### Given entries
@@ -337,7 +370,7 @@
 
 
 def attention_vt(q: torch.Tensor, k: torch.Tensor, vt: torch.Tensor, heads: int, out: Optional[torch.Tensor] = None,
-                 scale: Optional[float] = None, batch: int = 1):
+                 scale: Optional[float] = None, batch: int = 1, normq=None):
     for n, t in (("q", q), ("k", k), ("vt", vt)):
         _dev(t, torch.bfloat16, n)
     Nq, Dq, ldq = _rows(q, "q")
@@ -350,8 +383,16 @@
     _, _, ldo = _rows(out, "out")
     if scale is None:
         scale = 128 ** -0.5
-    st = _prof_begin()
     nq, l1 = Nq // batch, L1 // batch
+    if normq is not None:
+        rstd, w, cs, rope_rows = _normq_args(normq, Nq, Dq, True)
+        st = _prof_begin()
+        _check(lib().ce_attention_vt_normq_bf16(_ptr(q), _ptr(k), _ptr(vt), l1, ldk, vt.stride(0), _ptr(out), nq, heads, 128, ldq, ldo,
+                                                float(scale), batch, _ptr(rstd), _ptr(w), _ptr(cs), rope_rows, _stream()),
+               "ce_attention_vt_normq_bf16")
+        _prof_end(st, f"attention_{nq}x{l1}+0_h{heads}" + (f"_b{batch}" if batch > 1 else ""), 4.0 * nq * l1 * 128 * heads * batch)
+        return out
+    st = _prof_begin()
     _check(lib().ce_attention_vt_bf16(_ptr(q), _ptr(k), _ptr(vt), l1, ldk, vt.stride(0), _ptr(out), nq, heads, 128, ldq, ldo, float(scale),
                                       batch, _stream()), "ce_attention_vt_bf16")
     _prof_end(st, f"attention_{nq}x{l1}+0_h{heads}" + (f"_b{batch}" if batch > 1 else ""), 4.0 * nq * l1 * 128 * heads * batch)
@@ -361,7 +402,27 @@
 def attention_2seg_vt(q: torch.Tensor, k1: torch.Tensor, v1t: torch.Tensor, len1: int, k2: torch.Tensor, v2t: torch.Tensor, len2: int,
                       heads: int, out: Optional[torch.Tensor] = None, scale: Optional[float] = None, batch: int = 1,
                       cols1: Optional[int] = None, cols2: Optional[int] = None, out8: Optional[torch.Tensor] = None,
-                      scale8: Optional[torch.Tensor] = None):
+                      scale8: Optional[torch.Tensor] = None, normq=None):
+    if normq is not None and len2 == 0:
+        for n, t in (("q", q), ("k1", k1), ("v1t", v1t)):
+            _dev(t, torch.bfloat16, n)
+        Nq, Dq, ldq = _rows(q, "q")
+        _, _, ldk1 = _rows(k1, "k1")
+        assert Dq == heads * 128 and v1t.shape[0] == Dq and v1t.stride(1) == 1 and Nq % batch == 0 and k1.shape[0] == batch * len1 and out8 is None
+        if cols1 is None:
+            assert v1t.shape[1] % batch == 0
+            cols1 = v1t.shape[1] // batch
+        rstd, w, _, _ = _normq_args(normq, Nq, Dq, False)
+        if out is None:
+            out = torch.empty((Nq, Dq), dtype=torch.bfloat16, device=q.device)
+        _, _, ldo = _rows(out, "out")
+        nq = Nq // batch
+        st = _prof_begin()
+        _check(lib().ce_attention_2seg_vt_normq_bf16(_ptr(q), _ptr(k1), _ptr(v1t), len1, ldk1, v1t.stride(0), int(cols1), None, None, 0, 0, 0, 0,
+                                                     _ptr(out), nq, heads, 128, ldq, ldo, float(128 ** -0.5 if scale is None else scale), batch,
+                                                     _ptr(rstd), _ptr(w), _stream()), "ce_attention_2seg_vt_normq_bf16")
+        _prof_end(st, f"attention_{nq}x{len1}+0_h{heads}" + (f"_b{batch}" if batch > 1 else ""), 4.0 * nq * len1 * 128 * heads * batch)
+        return out
     for n, t in (("q", q), ("k1", k1), ("v1t", v1t), ("k2", k2), ("v2t", v2t)):
         _dev(t, torch.bfloat16, n)
     Nq, Dq, ldq = _rows(q, "q")
@@ -392,6 +453,15 @@
     if out is None:
         out = torch.empty((Nq, Dq), dtype=torch.bfloat16, device=q.device)
     _, _, ldo = _rows(out, "out")
+    if normq is not None:
+        rstd, w, _, _ = _normq_args(normq, Nq, Dq, False)
+        st = _prof_begin()
+        _check(lib().ce_attention_2seg_vt_normq_bf16(_ptr(q), _ptr(k1), _ptr(v1t), len1, ldk1, v1t.stride(0), int(cols1), _ptr(k2), _ptr(v2t),
+                                                     len2, ldk2, v2t.stride(0), int(cols2), _ptr(out), nq, heads, 128, ldq, ldo,
+                                                     float(scale), batch, _ptr(rstd), _ptr(w), _stream()), "ce_attention_2seg_vt_normq_bf16")
+        _prof_end(st, f"attention_{nq}x{len1}+{len2}_h{heads}" + (f"_b{batch}" if batch > 1 else ""),
+                  4.0 * nq * (len1 + len2) * 128 * heads * batch)
+        return out
     st = _prof_begin()
     _check(lib().ce_attention_2seg_vt_bf16(_ptr(q), _ptr(k1), _ptr(v1t), len1, ldk1, v1t.stride(0), int(cols1), _ptr(k2), _ptr(v2t),
                                            len2, ldk2, v2t.stride(0), int(cols2), _ptr(out), nq, heads, 128, ldq, ldo,
diff --git a/chronoedit_amd/transformer.py b/chronoedit_amd/transformer.py
--- a/chronoedit_amd/transformer.py
+++ b/chronoedit_amd/transformer.py
@@ -2,6 +2,7 @@
 
 import inspect
 import math
+import os
 import re
 from dataclasses import dataclass
 from types import SimpleNamespace
@@ -186,6 +187,7 @@
         self.fp8_fuse_quant = True
         self.fp8_fuse_attn_quant = True
         self.cross_vt = True
+        self.fused_q_norm = os.environ.get("CE_FUSED_Q_NORM", "1") != "0"
         self._sp = None
         self._cfgp = None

### Exercise aim
Word for word, retype all of the material.

### Answer space
@@ -337,7 +370,7 @@
 
 
 def attention_vt(q: torch.Tensor, k: torch.Tensor, vt: torch.Tensor, heads: int, out: Optional[torch.Tensor] = None,
-                 scale: Optional[float] = None, batch: int = 1):
+                 scale: Optional[float] = None, batch: int = 1, normq=None):
     for n, t in (("q", q), ("k", k), ("vt", vt)):
         _dev(t, torch.bfloat16, n)
     Nq, Dq, ldq = _rows(q, "q")
@@ -350,8 +383,16 @@
     _, _, ldo = _rows(out, "out")
     if scale is None:
         scale = 128 ** -0.5
-    st = _prof_begin()
     nq, l1 = Nq // batch, L1 // batch
+    if normq is not None:
+        rstd, w, cs, rope_rows = _normq_args(normq, Nq, Dq, True)
+        st = _prof_begin()
+        _check(lib().ce_attention_vt_normq_bf16(_ptr(q), _ptr(k), _ptr(vt), l1, ldk, vt.stride(0), _ptr(out), nq, heads, 128, ldq, ldo,
+                                                float(scale), batch, _ptr(rstd), _ptr(w), _ptr(cs), rope_rows, _stream()),
+               "ce_attention_vt_normq_bf16")
+        _prof_end(st, f"attention_{nq}x{l1}+0_h{heads}" + (f"_b{batch}" if batch > 1 else ""), 4.0 * nq * l1 * 128 * heads * batch)
+        return out
+    st = _prof_begin()
     _check(lib().ce_attention_vt_bf16(_ptr(q), _ptr(k), _ptr(vt), l1, ldk, vt.stride(0), _ptr(out), nq, heads, 128, ldq, ldo, float(scale),
                                       batch, _stream()), "ce_attention_vt_bf16")
     _prof_end(st, f"attention_{nq}x{l1}+0_h{heads}" + (f"_b{batch}" if batch > 1 else ""), 4.0 * nq * l1 * 128 * heads * batch)
@@ -361,7 +402,27 @@
 def attention_2seg_vt(q: torch.Tensor, k1: torch.Tensor, v1t: torch.Tensor, len1: int, k2: torch.Tensor, v2t: torch.Tensor, len2: int,
                       heads: int, out: Optional[torch.Tensor] = None, scale: Optional[float] = None, batch: int = 1,
                       cols1: Optional[int] = None, cols2: Optional[int] = None, out8: Optional[torch.Tensor] = None,
-                      scale8: Optional[torch.Tensor] = None):
+                      scale8: Optional[torch.Tensor] = None, normq=None):
+    if normq is not None and len2 == 0:
+        for n, t in (("q", q), ("k1", k1), ("v1t", v1t)):
+            _dev(t, torch.bfloat16, n)
+        Nq, Dq, ldq = _rows(q, "q")
+        _, _, ldk1 = _rows(k1, "k1")
+        assert Dq == heads * 128 and v1t.shape[0] == Dq and v1t.stride(1) == 1 and Nq % batch == 0 and k1.shape[0] == batch * len1 and out8 is None
+        if cols1 is None:
+            assert v1t.shape[1] % batch == 0
+            cols1 = v1t.shape[1] // batch
+        rstd, w, _, _ = _normq_args(normq, Nq, Dq, False)
+        if out is None:
+            out = torch.empty((Nq, Dq), dtype=torch.bfloat16, device=q.device)
+        _, _, ldo = _rows(out, "out")
+        nq = Nq // batch
+        st = _prof_begin()
+        _check(lib().ce_attention_2seg_vt_normq_bf16(_ptr(q), _ptr(k1), _ptr(v1t), len1, ldk1, v1t.stride(0), int(cols1), None, None, 0, 0, 0, 0,
+                                                     _ptr(out), nq, heads, 128, ldq, ldo, float(128 ** -0.5 if scale is None else scale), batch,
+                                                     _ptr(rstd), _ptr(w), _stream()), "ce_attention_2seg_vt_normq_bf16")
+        _prof_end(st, f"attention_{nq}x{len1}+0_h{heads}" + (f"_b{batch}" if batch > 1 else ""), 4.0 * nq * len1 * 128 * heads * batch)
+        return out
     for n, t in (("q", q), ("k1", k1), ("v1t", v1t), ("k2", k2), ("v2t", v2t)):
         _dev(t, torch.bfloat16, n)
     Nq, Dq, ldq = _rows(q, "q")
@@ -392,6 +453,15 @@
     if out is None:
         out = torch.empty((Nq, Dq), dtype=torch.bfloat16, device=q.device)
     _, _, ldo = _rows(out, "out")
+    if normq is not None:
+        rstd, w, _, _ = _normq_args(normq, Nq, Dq, False)
+        st = _prof_begin()
+        _check(lib().ce_attention_2seg_vt_normq_bf16(_ptr(q), _ptr(k1), _ptr(v1t), len1, ldk1, v1t.stride(0), int(cols1), _ptr(k2), _ptr(v2t),
+                                                     len2, ldk2, v2t.stride(0), int(cols2), _ptr(out), nq, heads, 128, ldq, ldo,
+                                                     float(scale), batch, _ptr(rstd), _ptr(w), _stream()), "ce_attention_2seg_vt_normq_bf16")
+        _prof_end(st, f"attention_{nq}x{len1}+{len2}_h{heads}" + (f"_b{batch}" if batch > 1 else ""),
+                  4.0 * nq * (len1 + len2) * 128 * heads * batch)
+        return out
     st = _prof_begin()
     _check(lib().ce_attention_2seg_vt_bf16(_ptr(q), _ptr(k1), _ptr(v1t), len1, ldk1, v1t.stride(0), int(cols1), _ptr(k2), _ptr(v2t),
                                            len2, ldk2, v2t.stride(0), int(cols2), _ptr(out), nq, heads, 128, ldq, ldo,
diff --git a/chronoedit_amd/transformer.py b/chronoedit_amd/transformer.py
--- a/chronoedit_amd/transformer.py
+++ b/chronoedit_amd/transformer.py
@@ -2,6 +2,7 @@
 
 import inspect
 import math
+import os
 import re
 from dataclasses import dataclass
 from types import SimpleNamespace
@@ -186,6 +187,7 @@
         self.fp8_fuse_quant = True
         self.fp8_fuse_attn_quant = True
         self.cross_vt = True
+        self.fused_q_norm = os.environ.get("CE_FUSED_Q_NORM", "1") != "0"
         self._sp = None
         self._cfgp = None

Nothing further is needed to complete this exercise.